Gains in permitting have been widespread: three-quarters of the 100 largest metro areas accelerated their multifamily permitting in 2012. Nationwide, the multifamily rebound is outpacing improvement in the single-family market. Multifamily permitting was up over 51 percent between 2011 and 2012, more than twice the gain in single-family permits and the third consecutive double-digit increase. The rapid recovery in the multifamily sector has led to speculation that some markets may be in danger of overbuilding. But while recent gains are dramatic, a longer-term view of both supply and demand indicates that such concerns are likely overblown—at least for now.
Current increases in multifamily permitting are from historically low levels.
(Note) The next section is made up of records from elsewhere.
static int bm25_topk_impl(msr_engine* e, const char* fn, const int32_t* q_term_off, const int32_t* q_terms, const int32_t* q_qtf,
                          int32_t n_queries, int32_t k, double min_score, int32_t* out_doc, double* out_score, int32_t* out_n,
                          void* stream, const uint32_t* set_bits, int32_t n_sets, int64_t set_stride, const int32_t* q_set) {
    if (!e) return MSR_ERR_INVALID;
    if (!e->have_postings) return fail(e, MSR_ERR_NOT_BOUND, "%s: postings not bound", fn);
    if (n_queries < 0 || k < 1 || k > e->cfg.max_k || !q_term_off || !out_doc || !out_score || !out_n)
        return fail(e, MSR_ERR_INVALID, "%s: bad argument (k=%d, max_k=%d)", fn, k, e->cfg.max_k);
    {
        const int rc = within_args_ok(e, fn, e->bm25.n_docs, set_bits, n_sets, set_stride, q_set);
        if (rc) return rc;
    }
    if (n_queries == 0) return MSR_OK;
    const MsrSetView set_view{set_bits, set_stride, q_set, n_sets};
    const MsrSetView* set = n_sets > 0 ? &set_view : nullptr;
    hipStream_t st = (hipStream_t)stream;
    HIP_TRY(e, hipSetDevice(e->cfg.device));
    const int slice = e->cfg.max_queries;
    const int64_t N = e->bm25.n_docs;
    for (int q0 = 0; q0 < n_queries; q0 += slice) {
        const int nq = std::min(slice, n_queries - q0);
        int32_t* o_doc = out_doc + (int64_t)q0 * k;
        double* o_score = out_score + (int64_t)q0 * k;
        const bool timed = e->timing && e->ev_count[1] < msr_engine::EV_RING;
        int n_seg = 0;
        int64_t seg_stride = 0;
        if (timed) HIP_TRY(e, hipEventRecord(e->ev_start[1][e->ev_count[1]], st));
        HIP_TRY(e, msr_bm25_scores(e->bm25, q_term_off, q_terms, q_qtf, q0, nq, min_score, (double*)e->score_rows, e->bm_cand_doc,
                                   e->bm_cand_n, &n_seg, &seg_stride, st, set));
        if (timed) {
            HIP_TRY(e, hipEventRecord(e->ev_stop[1][e->ev_count[1]], st));
            e->ev_count[1]++;
        }
        const uint64_t* win = nullptr;
        if (min_score >= 0.0) {
            HIP_TRY(e, msr_bm25_window(e->bm25, q_term_off, q_terms, q_qtf, q0, nq, e->bm_win, st));
            win = e->bm_win;
        }
        HIP_TRY(e, msr_select_topk_list((const double*)e->score_rows, e->bm_cand_doc, e->bm_cand_n, n_seg, seg_stride, N, nq, k,
                                        e->sel, o_doc, o_score, out_n + q0, st, win));
    }
    return MSR_OK;
}

extern "C" int msr_bm25_topk(msr_engine* e, const int32_t* q_term_off, const int32_t* q_terms, const int32_t* q_qtf,
                             int32_t n_queries, int32_t k, double min_score, int32_t* out_doc, double* out_score,
                             int32_t* out_n, void* stream) {
    return bm25_topk_impl(e, "msr_bm25_topk", q_term_off, q_terms, q_qtf, n_queries, k, min_score, out_doc, out_score, out_n,
                          stream, nullptr, 0, 0, nullptr);
}

extern "C" int msr_bm25_topk_within(msr_engine* e, const int32_t* q_term_off, const int32_t* q_terms, const int32_t* q_qtf,
                                    int32_t n_queries, int32_t k, double min_score, const uint32_t* set_bits, int32_t n_sets,
                                    int64_t set_stride, const int32_t* q_set, int32_t* out_doc, double* out_score,
                                    int32_t* out_n, void* stream) {
    return bm25_topk_impl(e, "msr_bm25_topk_within", q_term_off, q_terms, q_qtf, n_queries, k, min_score, out_doc, out_score,
                          out_n, stream, set_bits, n_sets, set_stride, q_set);
}

static int tokens_bound(msr_engine* e, const char* fn) {
    if (e->have_postings && e->have_tokens) return MSR_OK;
    return fail(e, MSR_ERR_NOT_BOUND, "%s: tokens not bound (msr_bind_tokens: the index has no forward index)", fn);
}

static int set_rows_args_ok(msr_engine* e, const char* fn, int32_t n_rows, bool rows_ok, const char* rows_what, int64_t out_stride,
                            const char* n_in_name, int32_t n_in, bool in_ok, const char* in_what, const char* in_stride_name,
                            int64_t in_stride) {
    const int64_t W = (e->bm25.n_docs + 31) / 32;
    if (n_rows < 0 || n_in < 0) return fail(e, MSR_ERR_INVALID, "%s: bad argument (n_rows=%d, %s=%d)", fn, n_rows, n_in_name, n_in);
    if (n_rows > 0 && !rows_ok)
        return fail(e, MSR_ERR_INVALID, "%s: bad argument (%s is NULL with n_rows=%d)", fn, rows_what, n_rows);
    if (out_stride < W)
        return fail(e, MSR_ERR_INVALID, "%s: bad argument (out_stride=%lld < ceil(n_docs / 32) = %lld)", fn, (long long)out_stride,
                    (long long)W);
    if (n_in > 0 && !in_ok)
        return fail(e, MSR_ERR_INVALID, "%s: bad argument (%s is NULL with %s=%d)", fn, in_what, n_in_name, n_in);
    if (n_in > 0 && in_stride < W)
        return fail(e, MSR_ERR_INVALID, "%s: bad argument (%s=%lld < ceil(n_docs / 32) = %lld)", fn, in_stride_name,
                    (long long)in_stride, (long long)W);
    return MSR_OK;
}

extern "C" int msr_term_sets(msr_engine* e, int32_t n_rows, const int32_t* must_off, const int32_t* must_terms,
                             const int32_t* not_off, const int32_t* not_terms, const uint32_t* base_bits, int32_t n_base,
                             int64_t base_stride, const int32_t* row_base, uint32_t* out_bits, int64_t out_stride, void* stream) {
    if (!e) return MSR_ERR_INVALID;
    if (!e->have_postings) return fail(e, MSR_ERR_NOT_BOUND, "msr_term_sets: postings not bound");
    const int rc = set_rows_args_ok(e, "msr_term_sets", n_rows, out_bits && must_off && not_off, "out_bits, must_off or not_off",
                                    out_stride, "n_base", n_base, base_bits && row_base, "base_bits or row_base", "base_stride",
                                    base_stride);
    if (rc) return rc;
    if (n_rows == 0) return MSR_OK;
    HIP_TRY(e, hipSetDevice(e->cfg.device));
    HIP_TRY(e, msr_term_sets_run(e->bm25, n_rows, must_off, must_terms, not_off, not_terms, base_bits, n_base, base_stride,
                                 row_base, out_bits, out_stride, (hipStream_t)stream));
    return MSR_OK;
}

extern "C" int msr_bind_tokens(msr_engine* e, const int64_t* tok_off, const int32_t* tok_ids, int64_t n_docs, int64_t n_tokens,
                               void* stream) {
    if (!e) return MSR_ERR_INVALID;
    if (!e->have_postings) return fail(e, MSR_ERR_NOT_BOUND, "msr_bind_tokens: postings not bound");
    e->have_tokens = false; e->tok_off = nullptr; e->tok_ids = nullptr; e->n_tokens = 0;
    if (!tok_off || n_tokens < 0 || (n_tokens > 0 && !tok_ids)) return fail(e, MSR_ERR_INVALID, "msr_bind_tokens: bad argument");
    if (n_docs != e->bm25.n_docs)
// ... 155 lines not shown
}

extern "C" int msr_debug_bm25_split(msr_engine* e, int32_t n_queries, int32_t* tiles_per_item, int32_t* n_segments) {
    if (!e) return MSR_ERR_INVALID;
    if (!e->have_postings) return fail(e, MSR_ERR_NOT_BOUND, "msr_debug_bm25_split: postings not bound");
    if (n_queries < 1 || n_queries > e->cfg.max_queries || !tiles_per_item || !n_segments)
        return fail(e, MSR_ERR_INVALID, "msr_debug_bm25_split: bad argument (n_queries=%d, max_queries=%d)", n_queries,
                    e->cfg.max_queries);
    int tpw = 1, n_spans = 0;
    msr_bm25_split(e->bm25.n_tiles, n_queries, &tpw, &n_spans);
    *tiles_per_item = tpw;
    *n_segments = n_spans;
    return MSR_OK;
}

extern "C" int msr_debug_select(msr_engine* e, int32_t mode, const void* scores, int64_t n, int64_t stride, int32_t n_queries,
                                int32_t k, const int32_t* idx, const int32_t* counts, int32_t n_seg, int64_t seg_stride,
                                const uint64_t* win_base, const uint32_t* set_bits, int32_t n_sets, int64_t set_stride,
                                const int32_t* q_set, const int32_t* gate, int32_t gate_per64, int32_t* out_doc, void* out_score,
                                int32_t* out_n, msr_select_state* out_state, void* stream) {
    static_assert(sizeof(msr_select_state) == sizeof(SelState), "msr_select_state mirrors SelState");
    if (!e) return MSR_ERR_INVALID;
    if (mode < MSR_SELECT_F32 || mode > MSR_SELECT_F64_LIST)
        return fail(e, MSR_ERR_INVALID, "msr_debug_select: bad argument (mode=%d)", mode);
    if (n_queries < 1 || n_queries > e->cfg.max_queries || k < 1 || k > e->cfg.max_k)
        return fail(e, MSR_ERR_INVALID, "msr_debug_select: bad argument (n_queries=%d, max_queries=%d, k=%d, max_k=%d)", n_queries,
                    e->cfg.max_queries, k, e->cfg.max_k);
    if (!scores || !out_doc || !out_score || !out_n || n < 0 || n >= (1ll << 31) || stride < n)
        return fail(e, MSR_ERR_INVALID, "msr_debug_select: bad argument (NULL scores or output, or n=%lld, stride=%lld)",
                    (long long)n, (long long)stride);
    if (mode == MSR_SELECT_F64_LIST && (!idx || !counts || n_seg < 1 || seg_stride < 0 || (int64_t)n_seg * seg_stride > stride))
        return fail(e, MSR_ERR_INVALID, "msr_debug_select: bad argument (list: idx or counts NULL, n_seg=%d < 1, or n_seg * "
                    "seg_stride=%lld > stride=%lld)", n_seg, (long long)seg_stride, (long long)stride);
    if (mode == MSR_SELECT_F32_WITHIN &&
        (n_sets < 1 || !set_bits || !q_set || set_stride < (n + 31) / 32))
        return fail(e, MSR_ERR_INVALID, "msr_debug_select: bad argument (within: n_sets=%d < 1, set_bits or q_set NULL, or "
                    "set_stride=%lld < ceil(n / 32))", n_sets, (long long)set_stride);
    hipStream_t st = (hipStream_t)stream;
    HIP_TRY(e, hipSetDevice(e->cfg.device));
    SelScratch sel = e->sel;
    sel.gate = gate;
    sel.gate_per64 = gate && gate_per64 ? 1 : 0;
    switch (mode) {
    case MSR_SELECT_F32:
        HIP_TRY(e, msr_select_topk(32, scores, n, stride, n_queries, k, sel, out_doc, out_score, out_n, st));
        break;
    case MSR_SELECT_F64:
        HIP_TRY(e, msr_select_topk(64, scores, n, stride, n_queries, k, sel, out_doc, out_score, out_n, st));
        break;
    case MSR_SELECT_F32_WITHIN: {
        const MsrSetView set{set_bits, set_stride, q_set, n_sets};
        HIP_TRY(e, msr_select_topk_within((const float*)scores, n, stride, n_queries, k, sel, set, out_doc, (float*)out_score,
                                          out_n, st));
        break;
    }
    default:
        HIP_TRY(e, msr_select_topk_list((const double*)scores, idx, counts, n_seg, seg_stride, stride, n_queries, k, sel, out_doc,
                                        (double*)out_score, out_n, st, win_base));
    }
    if (out_state)
        HIP_TRY(e, hipMemcpyAsync(out_state, e->sel.state, (size_t)n_queries * sizeof(SelState), hipMemcpyDeviceToDevice, st));
    return MSR_OK;
}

From a peak of over 473,000 units in 2005, multifamily permits decreased by more than 70 percent to 142,000 in 2009, the fewest in 25 years. In the context of these drastic swings, permitting is just beginning to return to levels in line with long-term averages. Nationwide, in 2012, nearly 81,000 fewer multifamily units were permitted than the average annual level from 2000 to 2009. Permitting in 34 of the 100 largest metros did top average levels from the 2000s in 2012, including seven of the top ten highest permitting areas (Figure 2).

 061313_marya_figure2
Source: JCHS tabulations of US Census Bureau, New Residential Construction.
This boost in supply is occurring in conjunction with rapidly growing demand for rentals. Nearly 93 percent of multifamily units completed in 2012 were rentals, the highest level in decades. According to the Housing Vacancy Survey, the number of renter households increased by over 1.1 million between 2011 and 2012, marking the eighth straight year of renter growth. Rentership was especially strong in each of the top ten highest permitting areas, where growth in renter households outpaced overall household growth between 2010 and 2011, the most recent years with metro-level data available from the American Community Survey. In total, these ten metros added 154,000 households between 2010 and 2011, but the number of renter households increased by nearly 268,000.

Additional signs indicate strong rental markets in these highest permitting areas. According toMPF Research, vacancy rates in professionally-managed apartment complexes were near or under 5 percent in eight of these markets as of the fourth quarter of 2012. Monthly rents in the ten markets were up an average of 3.6 percent in the fourth quarter of 2012 from the same quarter a year earlier, compared to 3.0 percent nationwide. As construction timelines for multifamily buildings often span several years, market conditions will continue to develop during the lag between permitting and completion of new units. However, generally tight markets and enduring renter growth suggest that the robust return of multifamily construction currently represents a response to rising demand, rather than the formation of a new bubble.